--- DATA PROVIDED ---

template <int NT>
__device__ __forceinline__ void mzw_normalize(const floatx4 (&hp)[4][NT], int n, floatx4 (&hn)[NT][4]) {
  float mn = hp[0][n][0], mx = hp[0][n][0];
#pragma unroll
  for (int ot = 0; ot < 4; ++ot)
#pragma unroll
    for (int i = 0; i < 4; ++i) {
      const float v = hp[ot][n][i];
      mn = __builtin_fminf(v, mn);
      mx = __builtin_fmaxf(v, mx);
    }
  mn = mzw_min4g(mn);
  mx = mzw_max4g(mx);
  const float d = (mx - mn) + 9.999999939225290290778502821922302246094e-09f;
  const float y = 1.0f / d;
  const float lim = __builtin_fmaxf(d < __builtin_inff() ? d * 0x1p-99f : 0.0f, 0x1p-100f);
  unsigned amin = 0xFFFFFFFFu;
#pragma unroll
  for (int ot = 0; ot < 4; ++ot)
#pragma unroll
    for (int i = 0; i < 4; ++i) {
      const float a = hp[ot][n][i] - mn;
      amin = min(amin, __float_as_uint(a) - 1u);
      const float q = a * y;
      hn[n][ot][i] = __builtin_fmaf(__builtin_fmaf(-q, d, a), y, q);
    }
  const bool slow = amin < __float_as_uint(lim) - 1u;
  if (__builtin_expect(__ballot(slow) != 0, 0)) {
#pragma unroll
    for (int ot = 0; ot < 4; ++ot)
#pragma unroll
      for (int i = 0; i < 4; ++i) hn[n][ot][i] = (hp[ot][n][i] - mn) / d;
  }
}

template <int NT, int NO>
__device__ __forceinline__ float mzw_head(const floatx4 (&l)[NO][NT], int n, int lane, float p32 = 0.0f,
                                          float b32 = 0.0f) {
  const int g = lane >> 4;
  if constexpr (NO == 1) {
    return __shfl(l[0][n][0], lane & 15);
  } else {
  static_assert(NO == 2, "33-bin heads: two tiles + the bin-32 chains");
  const bool v8 = g == 0;
  float L[9];
#pragma unroll
  for (int s = 0; s < 8; ++s) L[s] = l[s >> 2][n][s & 3];
  L[8] = mzw_add32(mzw_add16(p32)) + b32;
  float m = L[0];
#pragma unroll
  for (int s = 1; s < 8; ++s) m = __builtin_fmaxf(L[s], m);
  if (v8) m = __builtin_fmaxf(L[8], m);
  m = mzw_max4g(m);
  float e[9];
#pragma unroll
  for (int s = 0; s < 8; ++s) e[s] = mzh_expf_np(L[s] - m);
  e[8] = mzh_expf_np(L[8] - m);
  e[8] = v8 ? e[8] : 0.0f;
  float s0 = e[0];
  s0 = s0 + e[2];
  s0 = s0 + e[4];
  s0 = s0 + e[6];
  if (v8) s0 = s0 + e[8];
  float s1 = e[1];
  s1 = s1 + e[3];
  s1 = s1 + e[5];
  s1 = s1 + e[7];
  float t = s0 + s1;
  t = mzw_add16(t);
  t = mzw_add32(t);
  const float y = 1.0f / t;
  float lmin = L[0];
#pragma unroll
  for (int s = 1; s < 8; ++s) lmin = __builtin_fminf(L[s], lmin);
  if (v8) lmin = __builtin_fminf(L[8], lmin);
  const bool slow = lmin - m < -65.0f;
  float pk[9];
#pragma unroll
  for (int s = 0; s < 9; ++s) {
    const float q = e[s] * y;
    pk[s] = __builtin_fmaf(__builtin_fmaf(-q, t, e[s]), y, q);
  }
  if (__builtin_expect(__ballot(slow) != 0, 0)) {
#pragma unroll
    for (int s = 0; s < 9; ++s) pk[s] = e[s] / t;
  }
  float pr[9];
#pragma unroll
  for (int s = 0; s < 9; ++s) pr[s] = pk[s] * (float)(2 * g + (s & 1) + 8 * (s >> 1) - 16);
  float x0 = pr[0];
  x0 = x0 + pr[2];
  x0 = x0 + pr[4];
  x0 = x0 + pr[6];
  if (v8) x0 = x0 + pr[8];
  float x1 = pr[1];
  x1 = x1 + pr[3];
  x1 = x1 + pr[5];
  x1 = x1 + pr[7];
  float xs = x0 + x1;
  xs = mzw_add16(xs);
  xs = mzw_add32(xs);
  return mzh_signed_parabolic(xs);
  }
}

__device__ __forceinline__ floatx4 mzw_policy(const floatx4 l, int lane) {
  const int g = lane >> 4;
  const bool ok01 = g < 2, ok23 = g == 0;
  float m = -__builtin_inff();
  if (ok01) {
    m = __builtin_fmaxf(l[0], m);
    m = __builtin_fmaxf(l[1], m);
  }
  if (ok23) {
    m = __builtin_fmaxf(l[2], m);
    m = __builtin_fmaxf(l[3], m);
  }
  m = mzw_max4g(m);
  const float x0 = mzh_expf_np(l[0] - m), x1 = mzh_expf_np(l[1] - m);
  const float x2 = mzh_expf_np(l[2] - m), x3 = mzh_expf_np(l[3] - m);
  const float e0 = ok01 ? x0 : 0.0f, e1 = ok01 ? x1 : 0.0f;
  const float e2 = ok23 ? x2 : 0.0f, e3 = ok23 ? x3 : 0.0f;
  float t = (e0 + e1) + (e2 + e3);
  t = mzw_add16(t);
  const float y = 1.0f / t;
  float lmin = __builtin_inff();
  if (ok01) lmin = __builtin_fminf(__builtin_fminf(l[0], l[1]), lmin);
  if (ok23) lmin = __builtin_fminf(__builtin_fminf(l[2], l[3]), lmin);
  const bool slow = lmin - m < -65.0f;
  auto mdiv = [&](float a) {
    const float q = a * y;
    return __builtin_fmaf(__builtin_fmaf(-q, t, a), y, q);
  };
  floatx4 p;
  p[0] = mdiv(e0);
  p[1] = mdiv(e1);
  p[2] = mdiv(e2);
  p[3] = mdiv(e3);
  if (__builtin_expect(__ballot(slow) != 0, 0)) {
    p[0] = e0 / t;
    p[1] = e1 / t;
    p[2] = e2 / t;
    p[3] = e3 / t;
  }
  return p;
}

__device__ __forceinline__ int mzw_pick_pair(const float (&u)[3], int half, int tie, int& firstTie, int& extra) {
  float m = u[0];
  m = __builtin_fmaxf(u[1], m);
  m = __builtin_fmaxf(u[2], m);
  float a, b;
  mzh_pair32(m, a, b);
  const float M = __builtin_fmaxf(a, b);
  int mask = 0;
#pragma unroll
  for (int j = 0; j < 3; ++j) mask |= (u[j] == M ? 1 : 0) << j;
  mask <<= 3 * half;
  const auto r = __builtin_amdgcn_permlane32_swap((unsigned)mask, (unsigned)mask, false, false);
  return mzh_tie_pick(r[0] | r[1], tie, firstTie, extra);
}

template <int NC>
struct MzwCols {
  int root[NC];
  bool valid[NC];
  int en[NC], an[NC];
  int prow[NC];
  float val[NC], rew[NC];
  floatx4 cpi[NC];
};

---

ABOUT THIS EXERCISE: Within the data above, the span starting at the line containing "float x0 = pr[0];" and ending at the line containing "float m = u[0];" is to be retyped exactly, with no other lines.

ANSWER BOX:
  float x0 = pr[0];
  x0 = x0 + pr[2];
  x0 = x0 + pr[4];
  x0 = x0 + pr[6];
  if (v8) x0 = x0 + pr[8];
  float x1 = pr[1];
  x1 = x1 + pr[3];
  x1 = x1 + pr[5];
  x1 = x1 + pr[7];
  float xs = x0 + x1;
  xs = mzw_add16(xs);
  xs = mzw_add32(xs);
  return mzh_signed_parabolic(xs);
  }
}

__device__ __forceinline__ floatx4 mzw_policy(const floatx4 l, int lane) {
  const int g = lane >> 4;
  const bool ok01 = g < 2, ok23 = g == 0;
  float m = -__builtin_inff();
  if (ok01) {
    m = __builtin_fmaxf(l[0], m);
    m = __builtin_fmaxf(l[1], m);
  }
  if (ok23) {
    m = __builtin_fmaxf(l[2], m);
    m = __builtin_fmaxf(l[3], m);
  }
  m = mzw_max4g(m);
  const float x0 = mzh_expf_np(l[0] - m), x1 = mzh_expf_np(l[1] - m);
  const float x2 = mzh_expf_np(l[2] - m), x3 = mzh_expf_np(l[3] - m);
  const float e0 = ok01 ? x0 : 0.0f, e1 = ok01 ? x1 : 0.0f;
  const float e2 = ok23 ? x2 : 0.0f, e3 = ok23 ? x3 : 0.0f;
  float t = (e0 + e1) + (e2 + e3);
  t = mzw_add16(t);
  const float y = 1.0f / t;
  float lmin = __builtin_inff();
  if (ok01) lmin = __builtin_fminf(__builtin_fminf(l[0], l[1]), lmin);
  if (ok23) lmin = __builtin_fminf(__builtin_fminf(l[2], l[3]), lmin);
  const bool slow = lmin - m < -65.0f;
  auto mdiv = [&](float a) {
    const float q = a * y;
    return __builtin_fmaf(__builtin_fmaf(-q, t, a), y, q);
  };
  floatx4 p;
  p[0] = mdiv(e0);
  p[1] = mdiv(e1);
  p[2] = mdiv(e2);
  p[3] = mdiv(e3);
  if (__builtin_expect(__ballot(slow) != 0, 0)) {
    p[0] = e0 / t;
    p[1] = e1 / t;
    p[2] = e2 / t;
    p[3] = e3 / t;
  }
  return p;
}

__device__ __forceinline__ int mzw_pick_pair(const float (&u)[3], int half, int tie, int& firstTie, int& extra) {
  float m = u[0];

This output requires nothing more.